Microsoft disclosed a worm vulnerability in its video chat and office collaboration platform(Microsoft Teams), which may permit attackers to take care of an complete record of group team accounts by merely sending an evil link to an innocent-looking image. A vulnerability affecting each the desktop and web variations of the application was found by cybersecurity researchers at CyberArk. After accountable disclosure of the outcomes on March 23, Microsoft fixed the vulnerability in an update launched on April 20.
“Even if an attacker does not collect a lot of information from a team account, he can still use this account to view the entire organization (for example, a worm),” mentioned Omer Tsarfati from CyberArk.
“Ultimately, an attacker can gain access to all the data in the team accounts of your organization – by collecting confidential information, meeting and calendar information, competitive data, secrets, passwords, personal information, business plans, etc.”
Evolution happens when video conferencing software equivalent to Zoom and Microsoft Teams expertise unprecedented progress in demand as companies, college students, and even authorities officers around the globe are pressured to work and talk at home with the coronavirus pandemic.
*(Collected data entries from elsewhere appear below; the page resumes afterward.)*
__global__ __launch_bounds__(256) void text_final_bwd_kernel(const float* __restrict__ last,
                                                             const float* __restrict__ gamma, float eps,
                                                             BypassArgs obj, BypassArgs view,
                                                             const half_t* __restrict__ dctx_k,
                                                             const half_t* __restrict__ dctx_v,
                                                             float* __restrict__ dX, int nl, int Bn, int L, int D) {
  const long long row = (long long)blockIdx.x * 4 + (threadIdx.x >> 6);
  const int lane = threadIdx.x & 63;
  if (row >= (long long)nl * Bn * L) return;
  const int pos = (int)(row % L);
  const int b = (int)((row / L) % Bn);
  const int l = (int)(row / ((long long)L * Bn));
  float x[TMAX][8], g1[TMAX][8];
  row_load(last + row * D, D, lane, x);
  row_ln_bwd(x, dctx_k + row * D, D, lane, eps, gamma, g1);
  const bool is_obj = obj.pos && obj.pos[b] == pos;
  const bool is_view = view.pos && view.pos[b] == pos;
  float g2[TMAX][8];
  if (!is_obj && !is_view) {
    row_ln_bwd(x, dctx_v + row * D, D, lane, eps, gamma, g2);
  } else {
// ... 17 lines not shown
#pragma unroll
      for (int j = 0; j < 8; ++j) {
        g2[i][j] = unc ? 0.f : g[i][j] + a.alpha * ug * x[i][j] / nx;
        if (c * 8 < D) dbp[c * 8 + j] = f * (g[i][j] - bv[i][j] / nb * ug);
      }
    }
  }
#pragma unroll
  for (int i = 0; i < TMAX; ++i) {
    int c = lane + 64 * i;
    if (c * 8 < D) {
      f32x4 o0 = {g1[i][0] + g2[i][0], g1[i][1] + g2[i][1], g1[i][2] + g2[i][2], g1[i][3] + g2[i][3]};
      f32x4 o1 = {g1[i][4] + g2[i][4], g1[i][5] + g2[i][5], g1[i][6] + g2[i][6], g1[i][7] + g2[i][7]};
      *reinterpret_cast<f32x4*>(dX + row * D + c * 8) = o0;
      *reinterpret_cast<f32x4*>(dX + row * D + c * 8 + 4) = o1;
    }
  }
}

__global__ void mapper_inputs_kernel(const long long* __restrict__ t, const float* __restrict__ view_params, int nv,
                                     float* __restrict__ data, int nl, int Bn) {
  int gid = blockIdx.x * blockDim.x + threadIdx.x;
  int nf = 2 + nv;
  if (gid >= nl * Bn * nf) return;
  int f = gid % nf;
  int r = gid / nf;
  int b = r % Bn, l = r / Bn;
  float v;
  if (f == 0) v = (float)t[b] / 1000.f * 2.f - 1.f;
  else if (f == 1) v = (float)l / (float)nl * 2.f - 1.f;
// ... 185 lines not shown
               uv ? norm_terms + (long long)nl * Bn : nullptr};
  if (uo || uv)
    hipLaunchKernelGGL(text_norm_terms_kernel, dim3(nl * Bn), dim3(256), 0, ST, last, o, uo ? 1 : 0, norm_terms, nl,
                       Bn, L, D);
  long long rows = (long long)nl * Bn * L;
  hipLaunchKernelGGL(text_final_fwd_kernel, dim3((unsigned)cdivl(rows, 4)), dim3(256), 0, ST, last, gamma, beta, eps, o,
                     v, (half_t*)ctx_k, (half_t*)ctx_v, nl, Bn, L, D);
  return vneti_check_launch("text_final_fwd");
}

extern "C" int vneti_text_final_bwd(const float* last, const float* gamma, float eps, const int* pos_obj,
                                    const float* bypass_obj, float alpha_obj, int unconstrained_obj,
                                    float* dbypass_obj, const int* pos_view, const float* bypass_view,
                                    float alpha_view, int unconstrained_view, float* dbypass_view,
                                    const float* norm_terms, const void* dctx_k, const void* dctx_v, float* dX,
                                    int nl, int Bn, int L, int D, void* stream) {
  VN_REQUIRE(last && gamma && dctx_k && dctx_v && dX && D % 8 == 0 && D <= 8 * 64 * TMAX, "text_final_bwd: bad arguments");
  VN_REQUIRE(!(pos_obj && bypass_obj && !dbypass_obj) && !(pos_view && bypass_view && !dbypass_view),
             "text_final_bwd: missing bypass gradient buffer");
  const bool uo = unconstrained_obj && pos_obj && bypass_obj, uv = unconstrained_view && pos_view && bypass_view;
  VN_REQUIRE(!(uo || uv) || norm_terms, "text_final_bwd: unconstrained bypass needs the forward's norm_terms");
  BypassArgs o{pos_obj && bypass_obj ? pos_obj : nullptr, bypass_obj, dbypass_obj, alpha_obj, uo ? norm_terms : nullptr};
  BypassArgs v{pos_view && bypass_view ? pos_view : nullptr, bypass_view, dbypass_view, alpha_view,
               uv ? norm_terms + (long long)nl * Bn : nullptr};
  long long rows = (long long)nl * Bn * L;
  hipLaunchKernelGGL(text_final_bwd_kernel, dim3((unsigned)cdivl(rows, 4)), dim3(256), 0, ST, last, gamma, eps, o, v,
                     (const half_t*)dctx_k, (const half_t*)dctx_v, dX, nl, Bn, L, D);
  return vneti_check_launch("text_final_bwd");
}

Subdomain Capture Vulnerability
The drawback is that Microsoft Teams manages image useful resource authentication. Each time the application opens, an entry token, a JSON web token (JWT), is created in the course of the process, permitting the user to view images exchanged between folks or different individuals in a dialog.
CyberArk researchers discovered that they had been capable of get a cookie (known as “authtoken”) that gives entry to the useful resource server (api.areas.skype.com), and used it. create the aforementioned “Skype token”, thus offering unhindered permissions to ship messages, read messages, create teams, add new customers or remove customers from teams, change permissions in teams by means of the command API, however that’s not all.
Since the cookie of the approved file is configured to be despatched to teams.microsoft.team or to one among its subdomains, the researchers discovered two subdomains (aadsync-test.teams.microsoft.com and data-dev). .teams.microsoft.com) that had been vulnerable to takeovers.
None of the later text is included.